Why Does Adding the nth Derivative Increase a Function Approximation's Accuracy?

Question

I am currently taking calculus 3: sequences and series, and we've just started learning about Maclaurin and Taylor Series. I understand the concept behind them -- of these polynomials and derivatives of polynomials.

However, I do not understand physically why, when we have a function approximation $g(x) \approx f(x)$, adding more and more derivatives of $f(x)$ increases the accuracy of $g(x)$ more and more.

If someone could point me to a resource or explain it in simple terms it would be much appreciated. Thank you!

Answer 1

Consider a polynomial function $P$ and let $x_0$ be a real number. Then $P(x_0)$ is the value that $P(x)$ takes at $x_0$ and, since polynomial functions are continuous, whe $x$ is close to $x_0$, then $P(x)$ is close to $P(x_0)$.

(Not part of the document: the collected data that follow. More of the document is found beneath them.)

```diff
@@ -395,19 +416,21 @@
 
 template <int HALF, bool EXACT>
 __global__ void __launch_bounds__(NTHREADS, 1)
-fused_sep_rgbaf32_kernel(const __grid_constant__ CUtensorMap tmap, const __grid_constant__ FusedParams p) {
-    fused_sep_rgbaf32_body<HALF, EXACT, false>(tmap, p, nullptr);
+fused_sep_rgbaf32_kernel(const __grid_constant__ CUtensorMap tmap, const __grid_constant__ FusedParams p,
+                         const __grid_constant__ CUtensorMap dmap) {
+    fused_sep_rgbaf32_body<HALF, EXACT, false>(tmap, &dmap, p, nullptr);
 }
 
 template <int HALF, bool EXACT>
 __global__ void __launch_bounds__(NTHREADS, 1)
 fused_sep_rgbaf32_shard_kernel(const __grid_constant__ CUtensorMap tmap, const __grid_constant__ FusedParams p,
                                const __grid_constant__ ShardParams sp) {
-    fused_sep_rgbaf32_body<HALF, EXACT, true>(tmap, p, &sp);
+    fused_sep_rgbaf32_body<HALF, EXACT, true>(tmap, nullptr, p, &sp);
 }
 
 template <int HALF>
-int launch_fused(const CUtensorMap& tmap, const FusedParams& p, const ShardParams* sp, int grid, bool exact, cudaStream_t s) {
+int launch_fused(const CUtensorMap& tmap, const CUtensorMap* dmap, const FusedParams& p, const ShardParams* sp, int grid, bool exact,
+                 cudaStream_t s) {
     if (sp) {
         auto k = exact ? fused_sep_rgbaf32_shard_kernel<HALF, true> : fused_sep_rgbaf32_shard_kernel<HALF, false>;
         ZB_CUDA(cudaFuncSetAttribute(k, cudaFuncAttributeMaxDynamicSharedMemorySize, SMEM_BYTES));
@@ -415,35 +438,37 @@
     } else {
         auto k = exact ? fused_sep_rgbaf32_kernel<HALF, true> : fused_sep_rgbaf32_kernel<HALF, false>;
         ZB_CUDA(cudaFuncSetAttribute(k, cudaFuncAttributeMaxDynamicSharedMemorySize, SMEM_BYTES));
-        k<<<grid, NTHREADS, SMEM_BYTES, s>>>(tmap, p);
+        k<<<grid, NTHREADS, SMEM_BYTES, s>>>(tmap, p, *dmap);
     }
     ZB_LAUNCHED();
     return ZB_OK;
 }
 
-int launch_half(int half, const CUtensorMap& tmap, const FusedParams& p, const ShardParams* sp, int grid, bool exact, cudaStream_t s) {
+int launch_half(int half, const CUtensorMap& tmap, const CUtensorMap* dmap, const FusedParams& p, const ShardParams* sp, int grid, bool exact,
+                cudaStream_t s) {
     switch (half) {
-        case 1: return launch_fused<1>(tmap, p, sp, grid, exact, s);
-        case 2: return launch_fused<2>(tmap, p, sp, grid, exact, s);
-        case 3: return launch_fused<3>(tmap, p, sp, grid, exact, s);
-        case 4: return launch_fused<4>(tmap, p, sp, grid, exact, s);
-        case 5: return launch_fused<5>(tmap, p, sp, grid, exact, s);
-        case 6: return launch_fused<6>(tmap, p, sp, grid, exact, s);
-        case 7: return launch_fused<7>(tmap, p, sp, grid, exact, s);
-        case 8: return launch_fused<8>(tmap, p, sp, grid, exact, s);
+        case 1: return launch_fused<1>(tmap, dmap, p, sp, grid, exact, s);
+        case 2: return launch_fused<2>(tmap, dmap, p, sp, grid, exact, s);
+        case 3: return launch_fused<3>(tmap, dmap, p, sp, grid, exact, s);
+        case 4: return launch_fused<4>(tmap, dmap, p, sp, grid, exact, s);
+        case 5: return launch_fused<5>(tmap, dmap, p, sp, grid, exact, s);
+        case 6: return launch_fused<6>(tmap, dmap, p, sp, grid, exact, s);
+        case 7: return launch_fused<7>(tmap, dmap, p, sp, grid, exact, s);
+        case 8: return launch_fused<8>(tmap, dmap, p, sp, grid, exact, s);
     }
     return ZB_ERR_UNSUPPORTED;
 }
 
 }
 
-static int encode_block_map(EncodeTiledFn encode, CUtensorMap& tmap, void* data, int ngroups, int rows, uint64_t stride_px) {
+static int encode_block_map(EncodeTiledFn encode, CUtensorMap& tmap, void* data, int ngroups, int rows, uint64_t stride_px, int box_groups,
+                            CUtensorMapSwizzle swizzle) {
     const cuuint64_t gdim[3] = {32, (cuuint64_t)ngroups, (cuuint64_t)rows};
     const cuuint64_t gstr[2] = {128, (cuuint64_t)stride_px * 16};
-    const cuuint32_t box[3] = {32, (cuuint32_t)G, (cuuint32_t)CHUNK};
+    const cuuint32_t box[3] = {32, (cuuint32_t)box_groups, (cuuint32_t)CHUNK};
     const cuuint32_t estr[3] = {1, 1, 1};
     CUresult cr = encode(&tmap, CU_TENSOR_MAP_DATA_TYPE_FLOAT32, 3, data, gdim, gstr, box, estr, CU_TENSOR_MAP_INTERLEAVE_NONE,
-                         CU_TENSOR_MAP_SWIZZLE_128B, CU_TENSOR_MAP_L2_PROMOTION_L2_256B, CU_TENSOR_MAP_FLOAT_OOB_FILL_NONE);
+                         swizzle, CU_TENSOR_MAP_L2_PROMOTION_L2_256B, CU_TENSOR_MAP_FLOAT_OOB_FILL_NONE);
     if (cr != CUDA_SUCCESS) {
         snprintf(t_last_error, sizeof(t_last_error), "cuTensorMapEncodeTiled failed: %d", (int)cr);
         return ZB_ERR_UNSUPPORTED;
@@ -548,7 +573,7 @@
         p.rsrc[e] = border == ZB_BORDER_REPLICATE ? p.cols - 1 : 2 * (p.cols - 1) - xr;
     }
 
-    if ((rc = encode_block_map(encode, tmap, src->data, p.ngroups, p.rows, src->stride))) return rc;
+    if ((rc = encode_block_map(encode, tmap, src->data, p.ngroups, p.rows, src->stride, G, CU_TENSOR_MAP_SWIZZLE_128B))) return rc;
     grid = p.n_units < di.sm_count ? p.n_units : di.sm_count;
     half_out = half;
     return ZB_OK;
@@ -562,8 +587,10 @@
     int grid = 0, half = 0;
     int rc = fused_prepare(src, dst, kx, nx, ky, ny, border, row0, row1, false, p, tmap, grid, half, encode);
     if (rc || grid == 0) return rc;
+    CUtensorMap dmap;
+    if ((rc = encode_block_map(encode, dmap, dst->data, p.ngroups, p.row1, dst->stride, TW / 8, CU_TENSOR_MAP_SWIZZLE_NONE))) return rc;
     t_last_kernel = exact ? "fused_sep_rgbaf32_exact" : "fused_sep_rgbaf32";
-    return launch_half(half, tmap, p, nullptr, grid, exact, s);
+    return launch_half(half, tmap, &dmap, p, nullptr, grid, exact, s);
 }
 
 int conv_separable_fused_rgbaf32_shard(const zb_image* src, zb_image* dst, const float* kx, int nx, const float* ky, int ny, int border,
@@ -581,7 +608,8 @@
     if ((up.data && (up.rows < hv || ((uintptr_t)up.data & 15u))) || (down.data && (down.rows < hv || ((uintptr_t)down.data & 15u))))
         return ZB_ERR_UNSUPPORTED;
     void* ext = (char*)src->data - (size_t)halo_cap * src->stride * 16;
-    if ((rc = encode_block_map(encode, tmap, ext, p.ngroups, (int)(src->rows + 2 * halo_cap), src->stride))) return rc;
+    if ((rc = encode_block_map(encode, tmap, ext, p.ngroups, (int)(src->rows + 2 * halo_cap), src->stride, G, CU_TENSOR_MAP_SWIZZLE_128B)))
+        return rc;
     p.tma_row_off = (int)halo_cap;
     p.fix_rows = 1;
     ShardParams sp;
@@ -604,7 +632,7 @@
         grid = di.sm_count;
     }
     t_last_kernel = exact ? "fused_sep_rgbaf32_shard_exact" : "fused_sep_rgbaf32_shard";
-    return launch_half(half, tmap, p, &sp, grid, exact, s);
-}
-
-}
+    return launch_half(half, tmap, nullptr, p, &sp, grid, exact, s);
+}
+
+}
diff --git a/zignal_b200/csrc/zb_tma.cuh b/zignal_b200/csrc/zb_tma.cuh
--- a/zignal_b200/csrc/zb_tma.cuh
+++ b/zignal_b200/csrc/zb_tma.cuh
@@ -40,7 +40,18 @@
         "l"(tmap), "r"(c0), "r"(c1), "r"(c2), "r"(bar)
         : "memory");
 }
-
+__device__ __forceinline__ uint64_t l2_evict_first_policy() {
+    uint64_t pol;
+    asm volatile("createpolicy.fractional.L2::evict_first.b64 %0, 1.0;" : "=l"(pol));
+    return pol;
+}
+__device__ __forceinline__ void tma_store_3d(const CUtensorMap* tmap, uint32_t src, int c0, int c1, int c2, uint64_t policy) {
+    asm volatile("cp.async.bulk.tensor.3d.global.shared::cta.bulk_group.L2::cache_hint [%0, {%1, %2, %3}], [%4], %5;" ::"l"(tmap),
+                 "r"(c0), "r"(c1), "r"(c2), "r"(src), "l"(policy)
+                 : "memory");
+}
+__device__ __forceinline__ void bulk_commit_group() { asm volatile("cp.async.bulk.commit_group;" ::: "memory"); }
+__device__ __forceinline__ void bulk_wait_group_read0() { asm volatile("cp.async.bulk.wait_group.read 0;" ::: "memory"); }
 
 __device__ __forceinline__ void tma_load_2d(uint32_t dst, const CUtensorMap* tmap, int c0, int c1, uint32_t bar) {
     asm volatile("cp.async.bulk.tensor.2d.shared::cluster.global.tile.mbarrier::complete_tx::bytes [%0], [%1, {%2, %3}], [%4];" ::"r"(dst),
```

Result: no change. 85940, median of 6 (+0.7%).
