int b200_commit_dev(uint64_t handle, const void* d_scalars, size_t n, const void* d_blind_or_null,
                    void* d_out, void* stream) {
  int rc = ensure_init();
  if (rc) return rc;
  auto ck = get_ck(handle);
  if (!ck) return fail(B200_E_HANDLE, "unknown key handle %llu", (unsigned long long)handle);
  if (!d_out || (n && !d_scalars)) return fail(B200_E_ARG, "null pointer");
  if (n > ck->n) return fail(B200_E_RANGE, "commit of %zu scalars exceeds key length %zu", n, ck->n);
  if (d_blind_or_null && !ck->has_h)
    return fail(B200_E_ARG, "key was registered without a blinding generator");
  ck_ctx& t = route(*ck, 0, n);
  std::lock_guard<std::mutex> lk(t.mu);
  rc = ensure_workspace(t, n + 1, 1);
  if (rc) return rc;
  cudaStream_t s = stream ? (cudaStream_t)stream : g_dev.stream;
  if (!d_blind_or_null) return enqueue_msm(t, 0, d_scalars, n, d_out, s);
  if ((rc = ws_acquire(t.ws, s))) return rc;
  if (n) CU(cudaMemcpyAsync(t.ws.scalars, d_scalars, n * 32, cudaMemcpyDeviceToDevice, s));
  CU(cudaMemcpyAsync((char*)t.ws.scalars + n * 32, d_blind_or_null, 32, cudaMemcpyDeviceToDevice, s));
  return enqueue_msm(t, 0, t.ws.scalars, n + 1, d_out, s, 0, true);
}

static int enqueue_many(ck_ctx& ck, const void* const* vecs, const size_t* lens, size_t k,
                        bool from_host, void* d_out, cudaStream_t s, const size_t* offsets = nullptr) {
  std::unique_lock<std::mutex> lsmall;
  if (ck.small) lsmall = std::unique_lock<std::mutex>(ck.small->mu);
  cudaEvent_t start_ev = nullptr;
  CU(cudaEventCreateWithFlags(&start_ev, cudaEventDisableTiming));
  CU(cudaEventRecord(start_ev, s));
  bool used[2][ck_ctx::NLANES] = {};
  size_t next[2] = {0, 0};
  int rc = B200_OK;
  for (size_t j = 0; j < k && rc == B200_OK; j++) {
    const size_t off = offsets ? offsets[j] : 0;
    ck_ctx& t = route(ck, off, lens[j]);
    int which = &t == &ck ? 0 : 1;
    int li = (int)(next[which]++ % ck_ctx::NLANES);
    ck_ctx::lane& ln = t.lanes[li];
    if ((rc = lane_stream(ln, li))) break;
    if (!used[which][li]) {
      CU(cudaStreamWaitEvent(ln.s, start_ev, 0));
      used[which][li] = true;
    }
    rc = ensure_workspace(t, ln.ws, lens[j] ? lens[j] : 1, 1);
    if (rc) break;
    const void* src = vecs[j];
    if ((rc = ws_acquire(ln.ws, ln.s))) break;
    if (from_host && lens[j]) {
      CU(cudaMemcpyAsync(ln.ws.scalars, vecs[j], lens[j] * 32, cudaMemcpyHostToDevice, ln.s));
      src = ln.ws.scalars;
    }
    rc = enqueue_msm(t, ln.ws, off, src, lens[j], (char*)d_out + 96 * j, ln.s);
  }
  for (int which = 0; which < 2; which++) {
    ck_ctx* t = which == 0 ? &ck : ck.small.get();
    for (int li = 0; t && li < ck_ctx::NLANES; li++)
      if (used[which][li]) {
        cudaEventRecord(t->lanes[li].done, t->lanes[li].s);
        cudaStreamWaitEvent(s, t->lanes[li].done, 0);
      }
  }
  cudaEventDestroy(start_ev);
  return rc;
}

static int check_many(ck_ctx& ck, const void* const* vecs, const size_t* lens, size_t k) {
  if (!vecs || !lens) return fail(B200_E_ARG, "null pointer");
  for (size_t j = 0; j < k; j++) {
    if (lens[j] > ck.n)
      return fail(B200_E_RANGE, "batch vector %zu has %zu scalars, key has %zu", j, lens[j], ck.n);
    if (lens[j] && !vecs[j]) return fail(B200_E_ARG, "null scalar vector %zu", j);
  }
  return B200_OK;
}

int b200_msm_batch(uint64_t handle, const void* const* scalars, const size_t* lens, size_t k,
                   void* out) {
  int rc = ensure_init();
  if (rc) return rc;
  auto ck = get_ck(handle);
  if (!ck) return fail(B200_E_HANDLE, "unknown key handle %llu", (unsigned long long)handle);
  if (k == 0) return B200_OK;
  if (!out) return fail(B200_E_ARG, "null pointer");
  if ((rc = check_many(*ck, scalars, lens, k))) return rc;
  std::lock_guard<std::mutex> lk(ck->mu);
  rc = ensure_workspace(*ck, 1, k);
  if (rc) return rc;
  cudaStream_t s = g_dev.stream;
  rc = enqueue_many(*ck, scalars, lens, k, true, ck->ws.d_out, s);
  if (rc) return rc;
  CU(cudaMemcpyAsync(ck->ws.h_out, ck->ws.d_out, 96 * k, cudaMemcpyDeviceToHost, s));
  CU(cudaStreamSynchronize(s));
  memcpy(out, ck->ws.h_out, 96 * k);
  return B200_OK;
}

Now, consider the polynomial $P_1(x)$ of degree $1$ such that $P_1(x_0)=P(x_0)$ and that $P_1'(x_0)=P'(x_0)$. It turns out that $P_1(x)=P(x_0)+P'(x_0)(x-x_0)$. On the other hand, if you write $P(x)$ as polynomial in $x-x_0$ rather than in $x$, what you will get will be$$P(x)=P(x_0)+P'(x_0)(x-x_0)+\frac{P''(x_0)}{2!}(x-x_0)^2+\cdots+\frac{P^{(n)}(x_0)}{n!}(x-x_0)^2.$$So, $P_1(x)$ is the best first degree approximation of this function near $x_0$, in the sense that$$\lim_{x\to x_0}\frac{P(x)-P_1(x)}{(x-x_0)^2}\tag1$$exists; if in $(1)$, $P_1(x)$ is replaced by any other first degree polynomial, that limit will not exist.

Now, if $P_2(x)=P(x)=P(x_0)+P'(x_0)(x-x_0)+\frac{P''(x_0)}{2!}(x-x_0)^2$, then $P_2(x)$ is the only second degree polynomial such that the limit$$\lim_{x\to x_0}\frac{P(x)-P_2(x)}{(x-x_0)^3}$$exists, and so on.

And since most functions behave locally like polynomials, approximating such a function $f$ by$$f(x_0)+f'(x_0)(x-x_0)+\frac{f''(x_0)}{2!}(x-x_0)^2+\cdots+\frac{f^{(n)}(x_0)}{n!}(x-x_0)^2,$$will be, in general, a good idea.

Answer 2

It is not necessarily the case, actually, that adding more terms will increase accuracy. In fact, there is no guarantee that the error will go to zero at all when adding more terms, even if the function is infinitely differentiable (smooth). That is why being analytic is stronger property than being smooth. A good example of a non-analytic smooth function is

$$f(x)=\begin{cases}0,&x=0\\\exp\left(-\frac1{x^2}\right),&x\ne0\end{cases}$$

which has $0$ as the Taylor polynomial at every order. It is easy to see this is the case, since $f(x)$ goes to $0$ as $x\to0$ faster than any non-zero polynomial. Hence why it's Taylor expansion has $f(x)$ as the error, which does not improve when higher order terms are added on.

One can say that adding on more terms guarantees a tighter asymptotic behavior near the point of interest though. In the above example, with each successive term, we can argue that the error is $\mathcal O(x^n)$ for successively larger $n$ (which is true since the error is $\mathcal O(x^n)$ for all $n$).

On the other hand, if the next term is non-zero, then you can argue that the error for the previous Taylor expansion is, in fact, $\mathcal O(x^n)$, but not less, as was the case with the above example.